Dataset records
::::

+Wino1dGradGeom wino1d_grad_geom(const a3d_conv_desc* d) {
+  Wino1dGradGeom g{};
+  g.R = d->r;
+  g.tw = (d->wo + 3) / 4;
+  g.Px = (size_t)d->n * d->h * g.tw;
+  g.Pz = (size_t)d->n * d->ho * g.tw;
+  g.Cp = (d->c + 3) / 4 * 4;
+  g.Kp = (d->k + 3) / 4 * 4;
+  g.splits = wino1d_grad_splits(g.R * g.Cp, g.Kp, g.Pz);
+  g.v_bytes = up256((size_t)kPlanes * g.Px * g.Cp * 4);
+  g.z_bytes = up256((size_t)kPlanes * g.Pz * g.Kp * 4);
+  g.slab_bytes = up256((size_t)kPlanes * g.splits * g.R * g.Cp * g.Kp * 4);
+  g.bias_bytes = up256((size_t)g.splits * g.Kp * 4);
+  return g;
+}
+
+bool wino1d_applicable(const a3d_conv_desc* d) {
+  if (d->precision != A3D_PREC_F32 || d->storage || d->s != 5 || d->stride != 1 || d->pad_l > 4) return false;
+  const Wino1dGeom g = wino1d_geom(d);
+  const Wino1dGradGeom gg = wino1d_grad_geom(d);
+  const double lim = 2147483647.0;
+  for (double bytes : {(double)g.Pv * g.Kp, (double)g.Pm * g.Np, (double)g.R * g.Kp * g.Np, (double)gg.Px * gg.Cp, (double)gg.Pz * gg.Kp,
+                       (double)g.R * gg.Cp * gg.Kp})
+    if (bytes * 4.0 >= lim) return false;
+  return true;
+}
+
+int wino1d_filter(const a3d_conv_desc* d, const float* w, float* U, hipStream_t st) {
+  const Wino1dGeom g = wino1d_geom(d);
+  clear_stale_error();
+  hipLaunchKernelGGL(wino1d_filter_kernel, dim3(grid_for((size_t)g.R * g.Kp * g.Np)), dim3(256), 0, st, w, U, d->c, d->k, g.R, g.Kp, g.Np);
+  return check_launch("wino1d_filter");
+}
+
+int wino1d_input(const float* src, float* V, size_t rows, int W, int c, int ld, int off, int tw, int Cp, hipStream_t st) {
+  const size_t P = rows * tw;
+  const bool vec = c % 4 == 0 && ld % 4 == 0 && aligned16(src);
+  const dim3 grid(grid_for(P * (size_t)(Cp / 4), 256, 1u << 20)), block(256);
+  clear_stale_error();
+  if (vec) hipLaunchKernelGGL(wino1d_input_kernel<true>, grid, block, 0, st, src, V, W, c, ld, off, tw, Cp, P);
+  else hipLaunchKernelGGL(wino1d_input_kernel<false>, grid, block, 0, st, src, V, W, c, ld, off, tw, Cp, P);
+  return check_launch("wino1d_input");
+}
+
+int wino1d_dz(const a3d_conv_desc* d, const Wino1dGradGeom& g, const float* dz, float* Z, hipStream_t st) {
+  const bool vec = d->k % 4 == 0 && d->ldy % 4 == 0 && aligned16(dz);
+  const dim3 grid(grid_for(g.Pz * (size_t)(g.Kp / 4), 256, 1u << 20)), block(256);
+  clear_stale_error();
+  if (vec) hipLaunchKernelGGL(wino1d_dz_kernel<true>, grid, block, 0, st, dz, Z, d->wo, d->k, d->ldy, g.tw, g.Kp, g.Pz);
+  else hipLaunchKernelGGL(wino1d_dz_kernel<false>, grid, block, 0, st, dz, Z, d->wo, d->k, d->ldy, g.tw, g.Kp, g.Pz);
+  return check_launch("wino1d_dz");
+}
+
+int wino1d_output(const a3d_conv_desc* d, const Wino1dGeom& g, const float* M, float* dx, const float* mask, hipStream_t st) {
+  const bool vec = g.N % 4 == 0 && d->ldx % 4 == 0 && aligned16(dx) && aligned16(mask);
+  const dim3 grid(grid_for(g.Pm * (size_t)(g.Np / 4), 256, 1u << 20)), block(256);
+  clear_stale_error();
+  if (vec) hipLaunchKernelGGL(wino1d_output_kernel<true>, grid, block, 0, st, M, dx, mask, d->w, g.N, d->ldx, g.tw, g.Np, g.Pm);
+  else hipLaunchKernelGGL(wino1d_output_kernel<false>, grid, block, 0, st, M, dx, mask, d->w, g.N, d->ldx, g.tw, g.Np, g.Pm);
+  return check_launch("wino1d_output");
+}
+
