+void wrw_fold_grouped(std::vector<torch::Tensor> parts,
+                      std::vector<int64_t> mbs,
+                      std::vector<torch::Tensor> b_parts,
+                      std::vector<torch::Tensor> gws,
+                      std::vector<torch::Tensor> gbs) {
+  const size_t n = parts.size();
+  TORCH_CHECK(n >= 1 && n <= (size_t)kMaxFoldJobs, "1..", kMaxFoldJobs,
+              " fold jobs per launch");
+  TORCH_CHECK(mbs.size() == n && b_parts.size() == n && gws.size() == n &&
+                  gbs.size() == n,
+              "wrw_fold_grouped wants one entry per job in every list");
+  TORCH_CHECK(gws[0].defined(), "wrw fold gw is undefined");
+  const at::ScalarType dtype = gws[0].scalar_type();
+  std::vector<FoldJob> jobs;
+  for (size_t j = 0; j < n; ++j) {
+    jobs.push_back(
+        check_fold_job(parts[j], mbs[j], b_parts[j], gws[j], gbs[j], dtype));
+    TORCH_CHECK(gws[j].device() == gws[0].device(),
+                "wrw fold: jobs on two devices");
+  }
+  if (dtype == kBF16)
+    launch_fold_grouped<__bf16>(jobs, parts, b_parts, gws, gbs);
+  else
+    launch_fold_grouped<float>(jobs, parts, b_parts, gws, gbs);
+}
+
+int64_t wrw_plane_pad() { return kPlanePad; }
 
 bool conv_dgrad_supported(int64_t H, int64_t W, int64_t C, int64_t KH,
                           int64_t KW, int64_t S, int64_t COUT) {
@@ -2179,6 +2393,11 @@
   m.def("conv_wrw", &conv_wrw,
         "MFMA conv weight-grad; gw/gb are fp32 workspaces or bf16 grads");
   m.def("conv_wrw_supported", &conv_wrw_supported);
+  m.def("conv_wrw_partials", &conv_wrw_partials,
+        "wrw launch only -> (part, mb, b_part) for wrw_fold_grouped");
+  m.def("wrw_fold_grouped", &wrw_fold_grouped,
+        "ordered fold of up to 4 weight gradients in one launch");
+  m.def("wrw_plane_pad", &wrw_plane_pad);
   m.def("conv_dgrad", &conv_dgrad,
         "MFMA conv data-grad (masked-tap gather, pre-transposed weights)");
   m.def("conv_dgrad_supported", &conv_dgrad_supported);
diff --git a/distributed_rl_amd/ops/torch_ref.py b/distributed_rl_amd/ops/torch_ref.py
--- a/distributed_rl_amd/ops/torch_ref.py
+++ b/distributed_rl_amd/ops/torch_ref.py
@@ -348,3 +348,35 @@
     n = rewards.shape[-1]
     disc = gamma ** torch.arange(n, dtype=rewards.dtype, device=rewards.device)
     return (rewards * disc).sum(-1)
+
+
+
+
+def wrw_fold_ordered(part: torch.Tensor, n_elem: int, b_part=None,
+                     out_dtype: torch.dtype = torch.float32):
+    p = part.detach().to("cpu", torch.float32)[:, :n_elem]
+    planes = p.shape[0]
+    sums = []
+    for g in range(16):
+        s = torch.zeros(n_elem, dtype=torch.float32)
+        for k in range(g, planes, 16):
+            s = s + p[k]
+        sums.append(s)
+    t = sums[0]
+    for g in range(1, 16):
+        t = t + sums[g]
+    gw = t.to(out_dtype)
+    gb = None
+    if b_part is not None:
+        b = b_part.detach().to("cpu", torch.float32)
+        b_planes, cout = b.shape
+        assert 256 % cout == 0
+        G = 256 // cout
+        tb = torch.zeros(cout, dtype=torch.float32)
+        for g in range(G):
+            s = torch.zeros(cout, dtype=torch.float32)
+            for k in range(g, b_planes, G):
+                s = s + b[k]
+            tb = tb + s
+        gb = tb.to(out_dtype)
+    return gw, gb
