__device__ __forceinline__ bool lk_load_patch(const uint8_t* __restrict__ img, int w, int h, int pitch, int bx, int by, int X0, int Y0,
                                              int nrows, uint8_t* patch) {
  if (X0 >= -bx && Y0 >= -by && X0 + 39 < w + bx && Y0 + nrows <= h + by) {
    const lk_gu32* const base = (const lk_gu32*)(img + (ptrdiff_t)Y0 * pitch + (X0 & ~3));
    const int sh = X0 & 3;
    int r = (int)threadIdx.x / 9, k = (int)threadIdx.x - 9 * r;
    unsigned off = (unsigned)(r * pitch + 4 * k);
    static_assert(LK_PROWS * 9 <= 5 * 64, "five trips");
    const int n = nrows * 9;
    uint32_t lo[5], hi[5];
#pragma unroll
    for (int t = 0; t < 5; t++) {
      const bool on = (int)threadIdx.x + 64 * t < n;
      const unsigned o = on ? off : 0u;
      lo[t] = *(const lk_gu32*)((const __attribute__((address_space(1))) uint8_t*)base + o);
      hi[t] = *(const lk_gu32*)((const __attribute__((address_space(1))) uint8_t*)base + o + 4);
      k += 1;
      const bool wrap = k >= 9;
      k = wrap ? k - 9 : k;
      off += (unsigned)(7 * pitch + 4) + (wrap ? (unsigned)(pitch - 36) : 0u);
    }
#pragma unroll
    for (int t = 0; t < 5; t++) asm volatile("" : "+v"(lo[t]), "+v"(hi[t]));
    r = (int)threadIdx.x / 9;
    k = (int)threadIdx.x - 9 * r;
    unsigned dst = (unsigned)(r * LK_PS + 4 * k);
#pragma unroll
    for (int t = 0; t < 5; t++) {
      if ((int)threadIdx.x + 64 * t < n) *reinterpret_cast<uint32_t*>(patch + dst) = __builtin_amdgcn_alignbyte(hi[t], lo[t], sh);
      k += 1;
      const bool wrap = k >= 9;
      k = wrap ? k - 9 : k;
      dst += (unsigned)(7 * LK_PS + 4) + (wrap ? (unsigned)(LK_PS - 36) : 0u);
    }
    return false;
  }
  for (int i = threadIdx.x; i < nrows * 9; i += 64) {
    int r = i / 9, k = i - r * 9;
    int Y = Y0 + r, X = X0 + 4 * k;
    uint32_t v;
    if (Y >= 0 && Y < h && X >= 0 && X + 3 < w) {
      const uint8_t* row = img + (size_t)Y * pitch;
      int a = X & ~3, sh = X & 3;
      uint32_t lo = *reinterpret_cast<const uint32_t*>(row + a);
      uint32_t hi = sh ? *reinterpret_cast<const uint32_t*>(row + a + 4) : 0u;
      v = __builtin_amdgcn_alignbyte(hi, lo, sh);
    } else {
      const uint8_t* row = img + (size_t)reflect101c(Y, h) * pitch;
      uint32_t b0 = row[reflect101c(X, w)], b1 = row[reflect101c(X + 1, w)], b2 = row[reflect101c(X + 2, w)],
               b3 = row[reflect101c(X + 3, w)];
      v = b0 | (b1 << 8) | (b2 << 16) | (b3 << 24);
    }
    *reinterpret_cast<uint32_t*>(patch + r * LK_PS + 4 * k) = v;
  }
  return true;
}

__device__ __forceinline__ bool lk_load_region(const uint8_t* __restrict__ img, int w, int h, int pitch, int bx, int by, int X0, int Y0,
                                               uint8_t* region) {
  if (X0 >= -bx && Y0 >= -by && X0 + 51 < w + bx && Y0 + LK_RROWS <= h + by) {
    const __attribute__((address_space(1))) uint8_t* const base = (const __attribute__((address_space(1))) uint8_t*)(img + (ptrdiff_t)Y0 * pitch + X0);
    int r = (int)threadIdx.x / 13, k = (int)threadIdx.x - 13 * r;
    unsigned off = (unsigned)(r * pitch + 4 * k);
    static_assert(LK_RS == 52, "the region rows are contiguous in LDS: item i sits at byte 4 i");
    constexpr int N = LK_RROWS * 13, T = (N + 63) / 64;
    uint32_t v[T];
#pragma unroll
    for (int t = 0; t < T; t++) {
      const bool on = 64 * (t + 1) <= N || (int)threadIdx.x + 64 * t < N;
      v[t] = *(const lk_gu32*)(base + (on ? off : 0u));
      k += 12;
      const bool wrap = k >= 13;
      k = wrap ? k - 13 : k;
      off += (unsigned)(4 * pitch + 48) + (wrap ? (unsigned)(pitch - 52) : 0u);
    }
#pragma unroll
    for (int t = 0; t < T; t++) asm volatile("" : "+v"(v[t]));
#pragma unroll
    for (int t = 0; t < T; t++)
      if (64 * (t + 1) <= N || (int)threadIdx.x + 64 * t < N) *reinterpret_cast<uint32_t*>(region + 4 * ((int)threadIdx.x + 64 * t)) = v[t];
    return false;
  }
  for (int i = threadIdx.x; i < LK_RROWS * 13; i += 64) {
    int r = i / 13, k = i - r * 13;
    int Y = Y0 + r, X = X0 + 4 * k;
    uint32_t v;
    if (Y >= 0 && Y < h && X >= 0 && X + 3 < w) {
      v = *reinterpret_cast<const uint32_t*>(img + (size_t)Y * pitch + X);
    } else {
      const uint8_t* row = img + (size_t)reflect101c(Y, h) * pitch;
      uint32_t b0 = row[reflect101c(X, w)], b1 = row[reflect101c(X + 1, w)], b2 = row[reflect101c(X + 2, w)],
               b3 = row[reflect101c(X + 3, w)];
      v = b0 | (b1 << 8) | (b2 << 16) | (b3 << 24);
    }
    *reinterpret_cast<uint32_t*>(region + r * LK_RS + 4 * k) = v;
  }
  return true;
}
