diff --git a/rigl_amd/csrc/convpp.hpp b/rigl_amd/csrc/convpp.hpp
--- a/rigl_amd/csrc/convpp.hpp
+++ b/rigl_amd/csrc/convpp.hpp
@@ -348,13 +348,19 @@
 
 struct PPWCursor { int kt; int pa[2], pb[2]; };
 
-template <int PH>
+template <int WT> struct PPWTile;
+template <> struct PPWTile<0> { static constexpr int WM = 2, WN = 4, TM = 4, TN = 2, BCI = 256, BCO = 256, TAPS = 1; };
+template <> struct PPWTile<1> { static constexpr int WM = 4, WN = 2, TM = 2, TN = 2, BCI = 128, BCO = 128, TAPS = 2; };
+
+template <int WT, int PH>
 __device__ __forceinline__ void pp_wgrad_body(const WgradArgs& P, unsigned char* const smem, uint32_t bid, uint32_t nblk) {
-  constexpr int WN = 4, TM = 4, TN = 2;
-  using G = PPGeom<2, 4, 4, 2, PH>;
+  using T = PPWTile<WT>;
+  constexpr int WM = T::WM, WN = T::WN, TM = T::TM, TN = T::TN;
+  using G = PPGeom<WM, WN, TM, TN, PH>;
   constexpr int NA = G::NA, NB = G::NB, QM = G::QM, QN = G::QN;
   constexpr int STAGE = G::STAGE, AH_BYTES = G::AH_BYTES, BH_BYTES = G::BH_BYTES;
-  static_assert(NA == 2 && NB == 2 && QM == 2 && QN == 1, "256 x 256 tile, 64-pixel K-tiles");
+  static_assert(NA == 2 && QN == 1 && TN == 2 && WM * TM == 8, "256-row tiles of 64-pixel K-tiles, two column halves");
+  static_assert(WT == 0 ? (NB == 2 && QM == 2) : (NB == 1 && QM == 1 && PH == 1), "tile geometry");
 
   const int tid = threadIdx.x, lane = tid & 63;
   const int wave = __builtin_amdgcn_readfirstlane(tid >> 6);
@@ -363,39 +369,44 @@
   uint32_t b = xcd_remap(bid, nblk);
   const int tco = (int)(b % (uint32_t)P.tiles_co); b /= (uint32_t)P.tiles_co;
   const int tci = (int)(b % (uint32_t)P.tiles_ci); b /= (uint32_t)P.tiles_ci;
-  const int taps = P.KH * P.KW;
-  const int tap = (int)(b % (uint32_t)taps), split = (int)(b / (uint32_t)taps);
-  const int r = tap / P.KW, s = tap - r * P.KW;
-  const int ci0 = tci * 256, co0 = tco * 256;
-  const int KT_all = (P.M + 63) >> 6;
-  const bool il = P.interleave != 0 && P.splits > 1;
+  const int taps = P.KH * P.KW, tslots = (taps + T::TAPS - 1) / T::TAPS;
+  const int tslot = (int)(b % (uint32_t)tslots), split = (int)(b / (uint32_t)tslots);
+  const int ci0 = tci * T::BCI, co0 = tco * T::BCO;
+  const int KT_all = WT == 0 ? (P.M + 63) >> 6 : (P.M + 31) >> 5;
+  const bool il = WT == 0 && P.interleave != 0 && P.splits > 1;
   const int kt_begin = il ? split : (int)((int64_t)KT_all * split / P.splits);
+  const int kt_end = (int)((int64_t)KT_all * (split + 1) / P.splits);
   const int kt_step = il ? P.splits : 1;
   const int KT = il ? (split < KT_all ? (KT_all - split + P.splits - 1) / P.splits : 0)
-                    : (int)((int64_t)KT_all * (split + 1) / P.splits) - kt_begin;
+                    : WT == 0 ? kt_end - kt_begin : (kt_end - kt_begin + 1) >> 1;
 
   const int px_lane = 4 * wave + (lane >> 4);
   const int chunk = (lane & 15) ^ (((lane >> 4) & 3) << 2);
+  const int arow = (chunk >> 2) / QM * TM * 32 + (chunk >> 2) % QM * 32 + (chunk & 3) * 8;
+  const int a_tap = T::TAPS == 1 ? tslot : tslot * 2 + (arow >> 7);
+  const bool a_tap_ok = a_tap < taps;
   int chan_a[2], chan_b[2];
 #pragma unroll
   for (int h = 0; h < 2; ++h) {
-    chan_a[h] = ci0 + (chunk >> 3) * 128 + h * 64 + (chunk & 7) * 8;
-    chan_b[h] = co0 + (chunk >> 2) * 64 + h * 32 + (chunk & 3) * 8;
+    chan_a[h] = ci0 + ((arow + h * QM * 32) & (T::BCI - 1));
+    chan_b[h] = WT == 0 ? co0 + (chunk >> 2) * 64 + h * 32 + (chunk & 3) * 8 : co0 + chunk * 8;
   }
   const __amdgpu_buffer_rsrc_t rsrcA = make_rsrc(P.X, P.x_bytes), rsrcB = make_rsrc(P.DY, P.dy_bytes);
-  const int hi0 = r - P.ph, wi0 = s - P.pw;
+  const int a_r = a_tap_ok ? a_tap / P.KW : 0, a_s = a_tap_ok ? a_tap - a_r * P.KW : 0;
+  const int hi0 = a_r - P.ph, wi0 = a_s - P.pw;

::::

▶ **Task item**: Only the lines above starting at the line that holds "diff --git a/rigl_amd/csrc/convpp.hpp" and ending at the line that holds "WT> struct PPWTile;" are to be repeated, exactly and in full.

▶ **Written response**:
diff --git a/rigl_amd/csrc/convpp.hpp b/rigl_amd/csrc/convpp.hpp
--- a/rigl_amd/csrc/convpp.hpp
+++ b/rigl_amd/csrc/convpp.hpp
@@ -348,13 +348,19 @@
 
 struct PPWCursor { int kt; int pa[2], pb[2]; };
 
-template <int PH>
+template <int WT> struct PPWTile;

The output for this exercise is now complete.